◆ Work task
Search the records for "fmaxf". Report every line where it occurs.

◆ Data to process
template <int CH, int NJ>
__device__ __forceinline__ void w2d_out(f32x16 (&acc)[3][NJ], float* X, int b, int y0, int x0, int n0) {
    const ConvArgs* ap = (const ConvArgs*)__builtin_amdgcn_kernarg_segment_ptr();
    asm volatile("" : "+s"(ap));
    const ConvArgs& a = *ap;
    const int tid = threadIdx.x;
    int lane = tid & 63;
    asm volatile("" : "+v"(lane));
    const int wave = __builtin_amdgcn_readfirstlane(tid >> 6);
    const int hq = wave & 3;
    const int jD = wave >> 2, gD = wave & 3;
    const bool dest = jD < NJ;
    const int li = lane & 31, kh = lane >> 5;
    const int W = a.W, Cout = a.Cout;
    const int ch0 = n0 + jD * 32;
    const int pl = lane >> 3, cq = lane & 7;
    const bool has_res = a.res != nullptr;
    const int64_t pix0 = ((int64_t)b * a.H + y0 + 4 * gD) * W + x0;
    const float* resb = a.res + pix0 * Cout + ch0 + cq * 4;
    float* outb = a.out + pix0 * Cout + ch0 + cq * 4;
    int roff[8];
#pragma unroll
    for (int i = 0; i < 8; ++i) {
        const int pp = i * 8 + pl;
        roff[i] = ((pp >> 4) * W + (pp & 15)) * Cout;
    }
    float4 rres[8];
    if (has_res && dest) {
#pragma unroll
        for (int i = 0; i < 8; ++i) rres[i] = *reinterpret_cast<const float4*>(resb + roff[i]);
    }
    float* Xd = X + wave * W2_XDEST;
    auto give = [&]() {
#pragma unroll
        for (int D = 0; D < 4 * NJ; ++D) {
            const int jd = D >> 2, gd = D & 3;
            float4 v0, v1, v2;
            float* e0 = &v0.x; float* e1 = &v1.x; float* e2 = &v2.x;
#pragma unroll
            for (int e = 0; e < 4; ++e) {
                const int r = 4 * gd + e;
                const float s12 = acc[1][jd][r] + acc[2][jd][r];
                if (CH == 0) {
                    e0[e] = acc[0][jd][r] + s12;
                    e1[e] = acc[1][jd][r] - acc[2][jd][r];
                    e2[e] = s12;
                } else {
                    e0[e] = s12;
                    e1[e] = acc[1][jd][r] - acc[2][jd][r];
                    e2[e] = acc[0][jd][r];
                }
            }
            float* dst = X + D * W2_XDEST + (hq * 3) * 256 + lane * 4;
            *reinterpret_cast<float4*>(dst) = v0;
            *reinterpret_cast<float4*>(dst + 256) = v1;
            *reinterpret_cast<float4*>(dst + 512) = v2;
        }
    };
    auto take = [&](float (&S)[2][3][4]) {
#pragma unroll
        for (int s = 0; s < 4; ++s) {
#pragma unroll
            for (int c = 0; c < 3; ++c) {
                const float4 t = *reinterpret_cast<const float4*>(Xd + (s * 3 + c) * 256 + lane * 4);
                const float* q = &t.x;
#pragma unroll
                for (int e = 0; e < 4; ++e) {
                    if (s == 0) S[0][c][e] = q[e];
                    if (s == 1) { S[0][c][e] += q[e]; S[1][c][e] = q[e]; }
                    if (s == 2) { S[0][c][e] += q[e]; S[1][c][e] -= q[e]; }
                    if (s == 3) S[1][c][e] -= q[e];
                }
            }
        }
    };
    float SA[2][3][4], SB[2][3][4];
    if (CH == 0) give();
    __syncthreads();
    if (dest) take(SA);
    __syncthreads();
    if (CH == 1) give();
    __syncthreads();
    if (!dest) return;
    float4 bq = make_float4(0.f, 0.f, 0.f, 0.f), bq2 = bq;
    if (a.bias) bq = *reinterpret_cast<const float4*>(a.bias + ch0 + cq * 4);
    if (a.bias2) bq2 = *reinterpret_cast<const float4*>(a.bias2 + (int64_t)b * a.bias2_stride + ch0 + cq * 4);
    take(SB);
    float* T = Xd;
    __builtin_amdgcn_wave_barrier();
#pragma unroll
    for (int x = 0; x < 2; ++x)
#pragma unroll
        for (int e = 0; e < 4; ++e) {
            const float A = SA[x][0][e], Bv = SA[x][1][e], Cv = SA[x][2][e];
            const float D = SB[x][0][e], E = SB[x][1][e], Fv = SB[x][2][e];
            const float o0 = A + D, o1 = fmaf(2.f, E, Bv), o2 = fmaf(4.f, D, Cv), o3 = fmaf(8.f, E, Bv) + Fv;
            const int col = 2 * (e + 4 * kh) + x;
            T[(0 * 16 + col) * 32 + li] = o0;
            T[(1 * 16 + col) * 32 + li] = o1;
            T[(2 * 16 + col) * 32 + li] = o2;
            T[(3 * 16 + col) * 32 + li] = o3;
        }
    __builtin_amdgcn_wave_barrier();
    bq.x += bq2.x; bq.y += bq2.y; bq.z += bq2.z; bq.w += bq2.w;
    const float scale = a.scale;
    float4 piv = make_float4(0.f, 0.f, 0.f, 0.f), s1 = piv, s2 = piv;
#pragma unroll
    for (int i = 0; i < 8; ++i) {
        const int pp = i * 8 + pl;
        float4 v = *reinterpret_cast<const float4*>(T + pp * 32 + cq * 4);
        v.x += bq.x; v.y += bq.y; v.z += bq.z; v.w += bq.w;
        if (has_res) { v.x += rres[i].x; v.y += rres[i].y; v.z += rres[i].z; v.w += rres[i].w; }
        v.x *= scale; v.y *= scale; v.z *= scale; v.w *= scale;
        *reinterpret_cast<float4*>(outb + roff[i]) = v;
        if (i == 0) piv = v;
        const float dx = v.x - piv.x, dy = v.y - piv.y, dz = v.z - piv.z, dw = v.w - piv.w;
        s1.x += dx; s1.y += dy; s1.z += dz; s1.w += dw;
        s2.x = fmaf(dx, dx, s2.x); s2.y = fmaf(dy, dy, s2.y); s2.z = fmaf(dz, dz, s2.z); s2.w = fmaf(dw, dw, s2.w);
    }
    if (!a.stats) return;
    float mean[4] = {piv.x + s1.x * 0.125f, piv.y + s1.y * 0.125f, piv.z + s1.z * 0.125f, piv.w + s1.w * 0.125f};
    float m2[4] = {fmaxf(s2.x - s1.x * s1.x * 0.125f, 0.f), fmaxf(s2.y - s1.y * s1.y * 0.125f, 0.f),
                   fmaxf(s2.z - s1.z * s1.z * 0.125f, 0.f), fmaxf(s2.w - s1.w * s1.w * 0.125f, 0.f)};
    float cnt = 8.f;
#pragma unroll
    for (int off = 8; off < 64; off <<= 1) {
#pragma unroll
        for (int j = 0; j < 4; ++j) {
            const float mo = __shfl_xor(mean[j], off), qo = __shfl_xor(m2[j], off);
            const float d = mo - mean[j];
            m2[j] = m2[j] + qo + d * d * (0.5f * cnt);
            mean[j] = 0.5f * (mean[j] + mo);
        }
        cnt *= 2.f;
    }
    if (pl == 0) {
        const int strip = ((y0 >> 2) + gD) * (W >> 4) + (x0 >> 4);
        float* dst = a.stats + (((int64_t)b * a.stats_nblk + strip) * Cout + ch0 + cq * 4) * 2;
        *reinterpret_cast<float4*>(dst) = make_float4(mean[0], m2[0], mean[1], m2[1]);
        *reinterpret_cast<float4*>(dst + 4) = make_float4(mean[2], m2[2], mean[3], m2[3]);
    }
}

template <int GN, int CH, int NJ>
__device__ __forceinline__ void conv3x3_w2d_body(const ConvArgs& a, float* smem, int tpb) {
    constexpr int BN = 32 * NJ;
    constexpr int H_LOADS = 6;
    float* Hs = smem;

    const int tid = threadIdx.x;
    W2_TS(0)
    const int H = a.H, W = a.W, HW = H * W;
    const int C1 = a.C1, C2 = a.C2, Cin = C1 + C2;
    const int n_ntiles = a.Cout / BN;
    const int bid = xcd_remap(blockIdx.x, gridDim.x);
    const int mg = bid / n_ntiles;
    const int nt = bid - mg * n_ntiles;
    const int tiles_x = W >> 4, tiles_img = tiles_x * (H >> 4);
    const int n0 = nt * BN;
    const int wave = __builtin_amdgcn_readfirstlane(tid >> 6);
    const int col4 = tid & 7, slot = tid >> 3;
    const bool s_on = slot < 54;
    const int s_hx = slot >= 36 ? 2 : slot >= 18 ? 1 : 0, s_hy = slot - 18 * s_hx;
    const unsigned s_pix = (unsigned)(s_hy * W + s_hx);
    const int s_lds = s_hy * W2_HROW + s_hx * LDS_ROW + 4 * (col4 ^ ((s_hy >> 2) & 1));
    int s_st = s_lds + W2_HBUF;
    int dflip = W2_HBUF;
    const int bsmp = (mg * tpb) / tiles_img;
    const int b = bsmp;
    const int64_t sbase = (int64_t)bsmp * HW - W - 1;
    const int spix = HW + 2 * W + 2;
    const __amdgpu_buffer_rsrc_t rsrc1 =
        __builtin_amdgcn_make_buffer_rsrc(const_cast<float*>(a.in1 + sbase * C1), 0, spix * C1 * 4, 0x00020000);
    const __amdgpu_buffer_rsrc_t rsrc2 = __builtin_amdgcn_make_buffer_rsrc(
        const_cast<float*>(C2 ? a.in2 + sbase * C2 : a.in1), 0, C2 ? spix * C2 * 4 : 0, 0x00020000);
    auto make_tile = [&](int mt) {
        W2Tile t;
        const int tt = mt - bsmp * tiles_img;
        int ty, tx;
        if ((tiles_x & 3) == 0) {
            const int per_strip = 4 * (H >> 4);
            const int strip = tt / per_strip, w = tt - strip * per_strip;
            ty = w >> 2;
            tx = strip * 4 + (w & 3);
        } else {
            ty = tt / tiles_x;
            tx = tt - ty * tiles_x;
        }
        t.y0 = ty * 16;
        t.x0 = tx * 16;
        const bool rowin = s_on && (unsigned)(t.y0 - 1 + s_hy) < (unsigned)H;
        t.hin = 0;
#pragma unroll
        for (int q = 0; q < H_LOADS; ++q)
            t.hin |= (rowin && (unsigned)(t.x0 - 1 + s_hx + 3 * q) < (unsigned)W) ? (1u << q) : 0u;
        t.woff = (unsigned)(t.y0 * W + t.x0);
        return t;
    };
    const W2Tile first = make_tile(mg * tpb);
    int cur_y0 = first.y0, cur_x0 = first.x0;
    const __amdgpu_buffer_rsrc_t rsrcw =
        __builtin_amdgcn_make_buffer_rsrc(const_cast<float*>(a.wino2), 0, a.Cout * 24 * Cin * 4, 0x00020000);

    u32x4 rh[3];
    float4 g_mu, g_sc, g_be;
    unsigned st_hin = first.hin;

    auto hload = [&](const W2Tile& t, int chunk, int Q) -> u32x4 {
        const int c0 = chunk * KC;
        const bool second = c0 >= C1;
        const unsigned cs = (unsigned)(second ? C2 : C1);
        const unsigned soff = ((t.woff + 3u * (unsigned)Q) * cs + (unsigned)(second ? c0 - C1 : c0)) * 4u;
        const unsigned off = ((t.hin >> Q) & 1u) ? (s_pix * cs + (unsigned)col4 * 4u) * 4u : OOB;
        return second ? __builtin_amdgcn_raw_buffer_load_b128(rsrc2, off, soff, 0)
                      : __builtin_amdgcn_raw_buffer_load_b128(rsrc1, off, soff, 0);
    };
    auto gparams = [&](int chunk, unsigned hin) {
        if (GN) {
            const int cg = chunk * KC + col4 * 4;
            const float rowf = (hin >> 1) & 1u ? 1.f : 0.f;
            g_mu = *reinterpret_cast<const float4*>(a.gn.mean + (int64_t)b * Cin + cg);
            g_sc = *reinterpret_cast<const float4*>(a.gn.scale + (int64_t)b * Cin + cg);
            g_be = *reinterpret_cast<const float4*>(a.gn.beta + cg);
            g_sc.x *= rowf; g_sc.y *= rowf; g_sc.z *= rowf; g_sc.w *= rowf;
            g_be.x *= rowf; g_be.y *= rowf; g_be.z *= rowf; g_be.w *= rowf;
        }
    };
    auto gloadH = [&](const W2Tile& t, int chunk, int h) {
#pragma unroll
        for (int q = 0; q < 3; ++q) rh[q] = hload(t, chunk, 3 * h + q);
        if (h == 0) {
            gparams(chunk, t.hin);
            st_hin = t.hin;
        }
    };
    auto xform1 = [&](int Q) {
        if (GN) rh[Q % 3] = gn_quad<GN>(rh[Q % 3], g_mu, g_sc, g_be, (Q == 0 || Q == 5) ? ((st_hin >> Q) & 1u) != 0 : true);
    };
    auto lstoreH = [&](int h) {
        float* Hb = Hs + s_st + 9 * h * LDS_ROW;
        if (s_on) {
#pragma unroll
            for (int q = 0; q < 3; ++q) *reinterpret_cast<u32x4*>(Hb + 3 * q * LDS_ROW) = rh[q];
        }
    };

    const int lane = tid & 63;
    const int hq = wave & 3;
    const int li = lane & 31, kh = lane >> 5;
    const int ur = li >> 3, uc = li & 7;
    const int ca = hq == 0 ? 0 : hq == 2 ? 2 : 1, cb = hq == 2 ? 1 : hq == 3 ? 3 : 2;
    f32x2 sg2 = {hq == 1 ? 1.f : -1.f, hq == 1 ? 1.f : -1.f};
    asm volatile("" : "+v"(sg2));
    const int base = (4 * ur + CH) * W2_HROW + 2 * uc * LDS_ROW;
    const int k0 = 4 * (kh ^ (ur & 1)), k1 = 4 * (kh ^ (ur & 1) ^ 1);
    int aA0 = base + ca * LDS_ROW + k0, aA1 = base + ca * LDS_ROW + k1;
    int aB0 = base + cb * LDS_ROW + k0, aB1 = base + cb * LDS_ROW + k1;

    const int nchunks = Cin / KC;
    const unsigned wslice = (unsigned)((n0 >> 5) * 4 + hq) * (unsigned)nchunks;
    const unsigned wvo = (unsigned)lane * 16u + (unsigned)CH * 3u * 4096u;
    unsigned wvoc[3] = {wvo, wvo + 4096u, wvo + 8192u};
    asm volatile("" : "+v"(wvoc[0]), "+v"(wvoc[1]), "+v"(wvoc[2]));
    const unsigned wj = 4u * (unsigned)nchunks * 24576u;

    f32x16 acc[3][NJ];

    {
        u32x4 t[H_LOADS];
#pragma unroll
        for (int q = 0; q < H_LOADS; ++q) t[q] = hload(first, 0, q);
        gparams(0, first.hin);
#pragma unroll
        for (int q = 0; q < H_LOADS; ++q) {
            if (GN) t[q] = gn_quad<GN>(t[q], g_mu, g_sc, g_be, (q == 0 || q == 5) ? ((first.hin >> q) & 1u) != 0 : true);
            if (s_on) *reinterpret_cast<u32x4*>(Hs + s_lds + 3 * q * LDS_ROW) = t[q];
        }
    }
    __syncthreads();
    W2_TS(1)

◆ Your response
    float m2[4] = {fmaxf(s2.x - s1.x * s1.x * 0.125f, 0.f), fmaxf(s2.y - s1.y * s1.y * 0.125f, 0.f),
                   fmaxf(s2.z - s1.z * s1.z * 0.125f, 0.f), fmaxf(s2.w - s1.w * s1.w * 0.125f, 0.f)};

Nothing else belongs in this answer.